Contrairement au cas Telegram qui consistait principalement à bloquer des adresses IP, cette fois-ci les autorités russes semblent avoir opté pour une autre technique. Le jour du début de l’opération de ralentissement du réseau social au petit l’oiseau bleu, plusieurs internautes ont fait part de leur hypothèse concernant la technique dont l’organisme de contrôle se sert pour affecter la vitesse de chargement de Twitter, ensuite confirmée par certains experts. D’après eux, il s’agit de l'inspection profonde de paquets (Deep Packet Inspection, DPI).

Selon Rouslan Iousoufov, le fonctionnement de celle-ci est assez simple et permet d'analyser le trafic Internet et de bloquer certaines connexions.

«Le trafic Internet se compose de nombreux "paquets" qui sont échangés entre le serveur et l'utilisateur final. Avant que les paquets n'atteignent leur destination ou qu’un réassemblage ne soit effectué, ils doivent passer par une série de routeurs et de commutateurs déterminant pour les paquets le meilleur chemin en fonction des informations contenues dans le titre de chacun d’eux», expose-t-il.
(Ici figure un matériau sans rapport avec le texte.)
static int optimizer_step(int optimizer, int degen, float* params, const float* grads, float* m, float* v, const float* decay_mask, int64_t n,
                          float lr, float beta1, float beta2, float eps, float weight_decay, int64_t step, coot_stream_t stream) {
  COOT_REQUIRE(params && grads && m && v && step >= 1, "optimizer step: bad arguments");
  if (n <= 0) return 0;
  int blocks = (int)((n / 4 + 255) / 256);
  if (blocks > 2048) blocks = 2048;
  if (blocks < 1) blocks = 1;
  hipLaunchKernelGGL(adam_kernel, dim3(blocks), dim3(256), 0, (hipStream_t)stream, params, grads, m, v, decay_mask, (long)n,
                     opt_scalars(optimizer, degen, lr, beta1, beta2, eps, weight_decay, step));
  COOT_CHECK_LAUNCH("optimizer step");
  return 0;
}

int coot_adam_step(float* params, const float* grads, float* m, float* v, const float* decay_mask, int64_t n, float lr, float beta1,
                   float beta2, float eps, float weight_decay, int64_t step, coot_stream_t stream) {
// ... 169 lines not shown
  if (cc) {
    RUN(draw_cycle_indices(*x, *d, seed, W.idx, st));
    RUN(coot_cyclecons_fwd_bwd(W.resh_v, W.resh_t, x->clip_num, x->sent_num, (const int64_t*)W.idx, (const int64_t*)(W.idx + d->B), d->B,
                               d->Cmax_clip, d->Cmax_sent, D, cfg->cc_weight, 1.0f / (float)d->B, losses + 2, nullptr, nullptr, W.d_resh_v,
                               W.d_resh_t, side_t));
    g_stamps.mark("text: cycle-consistency done", st);
  }
  RUN(coot_contrastive_fwd_bwd_part(&cfg->contr, d->B, d->Nc, 2 * D, D, W.glob_v, W.glob_t, W.local_v + (size_t)d->B * D,
                                    W.local_t + (size_t)d->B * D, W.local_v, W.local_t, losses + 1, W.d_glob_v, W.d_glob_t,
                                    W.d_local_v + (size_t)d->B * D, W.d_local_t + (size_t)d->B * D, W.d_local_v, W.d_local_t, W.loss_scratch,
                                    W.sz_loss, COOT_CONTRASTIVE_LOCAL, side_t));
  g_stamps.mark("text: local contrastive terms done", st);
  RUN(g_hops.record(7, st));
  RUN(g_hops.wait(2, sv));
  g_stamps.mark("video: text forward joined", sv);
  RUN(coot_contrastive_fwd_bwd_part(&cfg->contr, d->B, d->Nc, 2 * D, D, W.glob_v, W.glob_t, W.local_v + (size_t)d->B * D,
                                    W.local_t + (size_t)d->B * D, W.local_v, W.local_t, losses + 1, W.d_glob_v, W.d_glob_t,
                                    W.d_local_v + (size_t)d->B * D, W.d_local_t + (size_t)d->B * D, W.d_local_v, W.d_local_t, W.loss_scratch,
                                    W.sz_loss, COOT_CONTRASTIVE_GLOBAL, side_v));
  g_stamps.mark("video: contrastive done", sv);
  RUN(g_hops.hop(3, sv, st));
  const int vnets[2] = {0, 1}, tnets[2] = {2, 3};
  g_resh_wait_slot = 7;
  const bool early = optimize && !det_on() && !g_state_dev;
  const bool early_v = early && (long)d->B * d->Lv + (long)d->Nc * d->Lc >= kEarlyMinTokens;
  const bool early_t = early && (long)d->B * d->Lp + (long)d->Nc * d->Ls >= kEarlyMinTokens;
  struct EarlyScope { ~EarlyScope() { g_early = EarlyUpdate{}; } } early_scope;
  g_early.on[0] = early_v; g_early.on[1] = early_t; g_early.cfg = cfg; g_early.b = b; g_early.step = step; g_early.repack = repack;
  (void)coot_net_grads_overwrite(g_grad_write);
  if (piped) coot_internal_set_input_stage(SL.xv, SL.pv, 0);
  const int rc_v = side_backward(*cfg, *b, 0, 1, x->vid_feat, x->vid_len, d->Lv, x->clip_feat, x->clip_len, d->Lc, x->clip_num, d->Cmax_clip, *d,
                                 W.local_v, W.resh_v, W.d_local_v, W.d_glob_v, cc ? W.d_resh_v : nullptr, W.dhid_v, W.dfeat_v, W.saved_lv, W.sz_lv,
                                 W.saved_gv, W.sz_gv, W.scratch_v, W.sz_sv, train, seed, sv, &pk.v);
  g_resh_wait_slot = -1;
  if (rc_v) (void)coot_net_grads_overwrite(0);
  RUN(rc_v);
  if (det_on()) RUN(det_flush_range(losses, 3 * sizeof(float), sv));
  if (optimize) RUN(adam_nets(*cfg, *b, vnets, early_v ? 1 : 2, step, sv, losses));
  else {
    hipLaunchKernelGGL(loss_total_kernel, dim3(1), dim3(1), 0, sv, losses);
    COOT_CHECK_LAUNCH("loss_total");
  }
  if (repack) RUN(pack_nets(*cfg, *b, vnets, early_v ? 1 : 2, side_v));
  if (early_v) RUN(g_hops.wait(13, sv));
  g_stamps.mark("video: updated", sv);
  if (piped) coot_internal_set_input_stage(SL.xt, SL.pt, 0);
  const int rc_t = side_backward(*cfg, *b, 2, 3, x->par_feat, x->par_len, d->Lp, x->sent_feat, x->sent_len, d->Ls, x->sent_num, d->Cmax_sent, *d, W.local_t,
                                 W.resh_t, W.d_local_t, W.d_glob_t, cc ? W.d_resh_t : nullptr, W.dhid_t, W.dfeat_t, W.saved_lt, W.sz_lt, W.saved_gt, W.sz_gt,
                                 W.scratch_t, W.sz_st, train, seed + 1000, st, &pk.t);
  (void)coot_net_grads_overwrite(0);
  coot_internal_set_input_stage(nullptr, nullptr, 0);
  RUN(rc_t);
  if (optimize) RUN(adam_nets(*cfg, *b, tnets, early_t ? 1 : 2, step, st));
  if (repack) RUN(pack_nets(*cfg, *b, tnets, early_t ? 1 : 2, side_t));
  if (early_t) RUN(g_hops.wait(14, st));
  g_stamps.mark("text: updated", st);
  RUN(g_hops.hop(4, sv, sm));
  if ((do_optimizer & COOT_STEP_DEFER_TEXT_JOIN) == 0) RUN(g_hops.hop(5, st, sm));
  g_stamps.mark("step done", sm);
  return 0;
}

«L'équipement DPI simule la fonction de "lecture" des routeurs et des commutateurs, et peut également examiner la charge utile de chaque paquet qui stocke les données transmises», poursuit-il avant de clarifier que cette analyse permet ensuite de bloquer les connexions choisies.

Relations tendues

Ces derniers temps, les relations entre les autorités russes et Twitter, ainsi qu’avec d’autres grandes plateformes en ligne, sont tendues. Après les rassemblements en soutien d’Alexeï Navalny qui ont eu lieu en Russie fin janvier, le Roskomnadzor a imposé des amendes à l’encontre de plusieurs réseaux sociaux, dont Twitter, YouTube et TikTok, en raison de la non-suppression «des appels aux mineurs à participer à des rassemblements non autorisés». Ainsi, ces entreprises devront payer une amende allant de 800.000 à 4 millions de roubles (de 9.000 à 44.000 euros).

Face à son potentiel blocage en Russie, Twitter, qui se veut la principale plateforme de communication, reste discret. Dans un commentaire à Reuters datant du 10 mars, l’entreprise se dit «profondément préoccupée par les tentatives croissantes de bloquer et d'étrangler la conversation publique en ligne» dans le pays.

Réagissant à ces déclarations, la porte-parole du ministère russe des Affaires étrangères a fait allusion à la politique de deux poids deux mesures menée par l’entreprise, rappelant le récent blocage par le réseau social du compte de l’ex-Président des États-Unis Donald Trump. Qui plus est, par le passé, Twitter s’est déjà montré «hostile» à l’égard des médias russes, supprimant notamment toutes les publicités des comptes de Russia Today et Sputnik.

D’après le gendarme russe de l’Internet, alors que Twitter s’est mis à supprimer lentement des contenus illégaux signalés par ses soins, l’entreprise n’a pour l’heure livré aucune réponse officielle et détaillée. Il faut également préciser que selon sa politique d’utilisation officielle, le petit oiseau bleu condamne et modère tout contenu en lien avec les appels au suicide et la pédopornographie que les autorités russes lui reprochent.